Assignment >> Where the records below have a line with "gamma", that line is to be copied.

(Collected data)
# Rickyeeeeee/ParallelRayTracing

Hardware: AMD Instinct MI355X
Metric: Mrays/sec at 1920x1080, 4 bounces, ~1M-tri scene (higher is better)
Workload: dtype f32; 1 GPU; C3: dragon.ply refined by longest-edge bisection = 870000 triangles + ground quad + emissive quad, 1920x1080, max_depth 5 segments (= 4 bounces), 256 spp per step (15360 spp timed of the config's 256), image tiled over 1 GPU(s) + per-step gather to rank 0; triangles=870000, bvh_nodes=681504, bvh_max_depth=25, bvh8_nodes=137301, bvh8_depth=9, width=1920, height=1080, max_depth=5, samples_in_flight=256, seed=0, jitter=0, variant=0, gather=render stream

## Files before the change

include/prt.h:

```cpp
#ifndef PRT_H
#define PRT_H

#include <stddef.h>
#include <stdint.h>

#ifdef __cplusplus
extern "C" {
#endif

#define PRT_VERSION 1

enum {
    PRT_OK = 0,
    PRT_ERR_INVALID = 1,
    PRT_ERR_NO_DEVICE = 2,
    PRT_ERR_HIP = 3,
    PRT_ERR_IO = 4,
    PRT_ERR_NOMEM = 5
};

enum { PRT_SHAPE_CIRCLE = 0, PRT_SHAPE_QUAD = 1, PRT_SHAPE_TRIANGLE = 2 };
enum { PRT_MAT_NONE = 0, PRT_MAT_LAMBERTIAN = 1, PRT_MAT_METAL = 2, PRT_MAT_DIELECTRIC = 3, PRT_MAT_EMISSIVE = 4 };
enum {
    PRT_PRESET_DEFAULT = 0, PRT_PRESET_LIGHT_TEST = 1, PRT_PRESET_MATERIAL_TEST = 2, PRT_PRESET_CORNELL = 3,
// ... 205 lines not shown
} PrtInstanceUpdateInfo;
int prt_instance_update_info(PrtContext* ctx, PrtInstanceUpdateInfo* out);
int prt_instances_read(PrtContext* ctx, uint32_t capacity, uint32_t* n_instances, uint32_t* slot_instance, uint32_t* root,
                       uint32_t* slot_base, uint32_t* prim_base);
int prt_set_camera(PrtContext* ctx, const PrtCameraDesc* cam);
int prt_set_film(PrtContext* ctx, uint32_t width, uint32_t height, uint32_t rank, uint32_t world_size);
int prt_film_clear(PrtContext* ctx);

int prt_render(PrtContext* ctx, uint32_t spp, uint32_t max_depth, uint32_t seed, uint32_t first_sample);
int prt_render_async(PrtContext* ctx, uint32_t spp, uint32_t max_depth, uint32_t seed, uint32_t first_sample);
int prt_synchronize(PrtContext* ctx);
int prt_set_sampling(PrtContext* ctx, const PrtSampling* sampling);
int prt_set_lens(PrtContext* ctx, const PrtLens* lens);
int prt_get_lens(PrtContext* ctx, PrtLens* out);
int prt_set_samples_in_flight(PrtContext* ctx, uint32_t n);
int prt_set_lighting(PrtContext* ctx, const PrtLighting* l);
int prt_get_light_stats(PrtContext* ctx, PrtLightStats* out);
int prt_set_light_sources(PrtContext* ctx, uint32_t mask);
int prt_set_environment(PrtContext* ctx, const PrtEnvironment* env);
int prt_environment_info(PrtContext* ctx, PrtEnvironmentInfo* out);
int prt_environment_intervals(PrtContext* ctx, uint64_t* row_width, uint64_t* col_width);
int prt_environment_eval(PrtContext* ctx, uint32_t n, const float* dirs, float* rgb, uint32_t* texel, float* pdf_w);
int prt_set_textures(PrtContext* ctx, const PrtTextureSet* set);
int prt_texture_info(PrtContext* ctx, PrtTextureInfo* out);
int prt_texture_eval(PrtContext* ctx, uint32_t n, const uint32_t* texture, const float* uv, float* rgb);
int prt_hit_uv(PrtContext* ctx, uint32_t n, const float* origins, const float* dirs, PrtHit* hits, float* uv, float* albedo);
int prt_light_intervals(PrtContext* ctx, uint32_t capacity, uint32_t* n_lights, uint64_t* width);
int prt_light_info(PrtContext* ctx, uint32_t capacity, uint32_t* n_lights, uint32_t* prim, float* pmf);
int prt_sample_light(PrtContext* ctx, uint32_t n, const float* in_dirs, const PrtHit* hits, const uint32_t* keys,
                     float* shadow_dirs, float* tmax, uint32_t* light, float* contrib, float* pdf_light, float* pdf_bsdf,
                     float* w_light, float* w_bsdf);

typedef struct PrtAdaptive {
    uint32_t min_spp, step_spp, max_spp;
    float threshold, noise_floor;
} PrtAdaptive;
typedef struct PrtAdaptiveInfo {
    uint32_t passes;
    uint32_t tiles_local;
    uint32_t tiles_converged;
    uint32_t tiles_capped;
    uint32_t min_tile_spp;
    uint32_t max_tile_spp;
    uint64_t pixel_samples;
} PrtAdaptiveInfo;
int prt_set_film_statistics(PrtContext* ctx, int on);
int prt_get_film_statistics(const PrtContext* ctx);
int prt_film_statistics_read(PrtContext* ctx, float* sum_y, float* sum_y2);
int prt_film_noise_read(PrtContext* ctx, float noise_floor, float* rel_err);
int prt_adaptive_unconverged(float n, float A, float Q, float threshold, float noise_floor);
int prt_render_adaptive(PrtContext* ctx, const PrtAdaptive* cfg, uint32_t max_depth, uint32_t seed, uint32_t first_sample,
                        PrtAdaptiveInfo* out );

int prt_film_read(PrtContext* ctx, float* rgb_sum, float* weight);
int prt_film_local(PrtContext* ctx, void** d_ptr, uint64_t* n_floats);
int prt_film_resolve(PrtContext* ctx, const void* d_gathered, uint32_t world_size, void* d_rgb_sum, void* d_weight);
int prt_film_resolve_on(PrtContext* ctx, void* hip_stream, const void* d_gathered, uint32_t world_size, void* d_rgb_sum,
                        void* d_weight);
int prt_film_tonemap(PrtContext* ctx, const void* d_rgb_sum, const void* d_weight, float exposure, float gamma, void* d_rgba8);
int prt_film_display(PrtContext* ctx, float exposure, float gamma, uint8_t* rgba8);

int prt_camera_rays(PrtContext* ctx, uint32_t n, const float* px, const float* py, float* origins, float* dirs);
int prt_camera_rays_lens(PrtContext* ctx, uint32_t n, const float* px, const float* py, uint32_t* keys, float* origins,
                         float* dirs);
int prt_closest_hit(PrtContext* ctx, uint32_t n, const float* origins, const float* dirs, PrtHit* hits);
int prt_closest_hit_device(PrtContext* ctx, uint32_t n, const void* d_origins, const void* d_dirs, void* d_hits);
int prt_occluded(PrtContext* ctx, uint32_t n, const float* origins, const float* dirs, const float* tmax,
                 uint8_t* occluded);
int prt_occluded_device(PrtContext* ctx, uint32_t n, const void* d_origins, const void* d_dirs, const void* d_tmax,
                        void* d_occluded);
int prt_scatter(PrtContext* ctx, uint32_t n, const float* in_dirs, const PrtHit* hits, uint32_t* rng_state,
                uint32_t* scattered, float* attenuation, float* emitted, float* out_origins, float* out_dirs);

int prt_enable_timing(PrtContext* ctx, int on);
int prt_get_stats(PrtContext* ctx, PrtStats* out);
int prt_reset_stats(PrtContext* ctx);
int prt_measure_traversal(PrtContext* ctx, uint32_t max_depth, uint32_t seed, uint32_t sample, PrtStats* out);
int prt_measure_shade_divergence(PrtContext* ctx, uint32_t max_depth, uint32_t seed, uint32_t sample, uint64_t* out);
int prt_bvh_info(PrtContext* ctx, PrtBvhInfo* out);
uint32_t prt_spill_rows(uint32_t max_stack4, uint32_t max_depth);
int prt_kernel_occupancy(PrtContext* ctx, PrtOccupancy* out);
int prt_kernel_instance(PrtContext* ctx, char* name, uint32_t capacity);
int prt_shade_instance(PrtContext* ctx, char* name, uint32_t capacity);
int prt_bvh_read(PrtContext* ctx, float* nodes, float* tris);
int prt_bvh_read4(PrtContext* ctx, float* nodes4);
int prt_bvh_read8(PrtContext* ctx, uint32_t* nodes8);
int prt_set_variant(PrtContext* ctx, int variant);
int prt_set_param(PrtContext* ctx, const char* name, int value);

typedef struct PrtGroup PrtGroup;
int prt_group_create(const int* device_ids, uint32_t n, PrtGroup** out);
void prt_group_destroy(PrtGroup* g);
const char* prt_group_last_error(const PrtGroup* g);
uint32_t prt_group_size(const PrtGroup* g);
const char* prt_group_transport(const PrtGroup* g);
PrtContext* prt_group_context(PrtGroup* g, uint32_t rank);
int prt_group_set_scene(PrtGroup* g, const PrtSceneDesc* scene);
int prt_group_refit_meshes(PrtGroup* g, const PrtMesh* meshes, uint32_t n_meshes);
int prt_group_set_instance_transforms(PrtGroup* g, const PrtInstance* instances, uint32_t n, uint32_t mode);
int prt_group_set_camera(PrtGroup* g, const PrtCameraDesc* cam);
int prt_group_set_film(PrtGroup* g, uint32_t width, uint32_t height);
int prt_group_film_clear(PrtGroup* g);
int prt_group_set_sampling(PrtGroup* g, const PrtSampling* s);
int prt_group_set_lens(PrtGroup* g, const PrtLens* lens);
int prt_group_set_samples_in_flight(PrtGroup* g, uint32_t n);
int prt_group_set_lighting(PrtGroup* g, const PrtLighting* l);
int prt_group_set_light_sources(PrtGroup* g, uint32_t mask);
int prt_group_set_environment(PrtGroup* g, const PrtEnvironment* env);
int prt_group_set_textures(PrtGroup* g, const PrtTextureSet* set);
int prt_group_get_light_stats(PrtGroup* g, PrtLightStats* out);
int prt_group_set_param(PrtGroup* g, const char* name, int value);
int prt_group_render(PrtGroup* g, uint32_t spp, uint32_t max_depth, uint32_t seed, uint32_t first_sample);
int prt_group_set_film_statistics(PrtGroup* g, int on);
int prt_group_render_adaptive(PrtGroup* g, const PrtAdaptive* cfg, uint32_t max_depth, uint32_t seed, uint32_t first_sample,
                              PrtAdaptiveInfo* out);
int prt_group_film_read(PrtGroup* g, float* rgb_sum, float* weight);
int prt_group_film_display(PrtGroup* g, float exposure, float gamma, uint8_t* rgba8);
int prt_group_get_stats(PrtGroup* g, PrtStats* out);

typedef struct PrtMeshData PrtMeshData;
int prt_mesh_load_ply(const char* path, PrtMeshData** out, char* err, size_t err_len);
int prt_mesh_create(const float* positions, const float* normals, uint32_t n_vertices, const uint32_t* indices,
                    uint32_t n_triangles, PrtMeshData** out);
void prt_mesh_free(PrtMeshData* m);
uint32_t prt_mesh_vertex_count(const PrtMeshData* m);
uint32_t prt_mesh_triangle_count(const PrtMeshData* m);
const float* prt_mesh_positions(const PrtMeshData* m);
const float* prt_mesh_normals(const PrtMeshData* m);
const uint32_t* prt_mesh_indices(const PrtMeshData* m);
int prt_mesh_had_normals(const PrtMeshData* m);
int prt_mesh_refine(PrtMeshData* m, uint32_t target_triangles);
int prt_mesh_transform(PrtMeshData* m, const float mat[16], const float inv[16]);
int prt_mesh_append(PrtMeshData* dst, const PrtMeshData* src);
const float* prt_mesh_uvs(const PrtMeshData* m);
int prt_mesh_had_uvs(const PrtMeshData* m);
int prt_mesh_set_uvs(PrtMeshData* m, const float* uvs);

int prt_scene_preset(int preset, PrtMaterial* materials, uint32_t* n_materials, PrtPrimitive* primitives,
                     uint32_t* n_primitives);
void prt_make_transform(const float scale[3], const float euler_deg[3], const float translation[3], float mat[16],
                        float inv[16]);

int prt_write_ppm(const char* path, const uint8_t* rgba8, uint32_t width, uint32_t height);
int prt_write_pfm(const char* path, const float* rgb, uint32_t width, uint32_t height);
int prt_read_pfm(const char* path, float** rgb, uint32_t* width, uint32_t* height);
void prt_image_free(float* rgb);

#ifdef __cplusplus
}
#endif
#endif
```

parallelraytracing_amd/capi.py:

```python
from __future__ import annotations

import ctypes as C
import os

_HERE = os.path.dirname(os.path.abspath(__file__))
LIB_PATH = os.environ.get("PRT_LIB_PATH") or os.path.join(_HERE, "csrc", "libprt.so")

PRT_MAX_DEPTH = 64

SHAPE_CIRCLE, SHAPE_QUAD, SHAPE_TRIANGLE = 0, 1, 2
MAT_NONE, MAT_LAMBERTIAN, MAT_METAL, MAT_DIELECTRIC, MAT_EMISSIVE = 0, 1, 2, 3, 4
(PRESET_DEFAULT, PRESET_LIGHT_TEST, PRESET_MATERIAL_TEST, PRESET_CORNELL, PRESET_RANDOM_BALLS_SMALL,
 PRESET_RANDOM_BALLS_MEDIUM, PRESET_RANDOM_BALLS_LARGE) = range(7)
PRESET_NAMES = {
    "DEFAULT": PRESET_DEFAULT, "LIGHT_TEST": PRESET_LIGHT_TEST, "MATERIAL_TEST": PRESET_MATERIAL_TEST,
    "CORNELL": PRESET_CORNELL, "RANDOM_BALLS_SMALL": PRESET_RANDOM_BALLS_SMALL,
    "RANDOM_BALLS_MEDIUM": PRESET_RANDOM_BALLS_MEDIUM, "RANDOM_BALLS_LARGE": PRESET_RANDOM_BALLS_LARGE,
}


class PrtMaterial(C.Structure):
    _fields_ = [("type", C.c_uint32), ("rgb", C.c_float * 3), ("scalar", C.c_float)]
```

Result of this exercise >>
int prt_film_tonemap(PrtContext* ctx, const void* d_rgb_sum, const void* d_weight, float exposure, float gamma, void* d_rgba8);
int prt_film_display(PrtContext* ctx, float exposure, float gamma, uint8_t* rgba8);
int prt_group_film_display(PrtGroup* g, float exposure, float gamma, uint8_t* rgba8);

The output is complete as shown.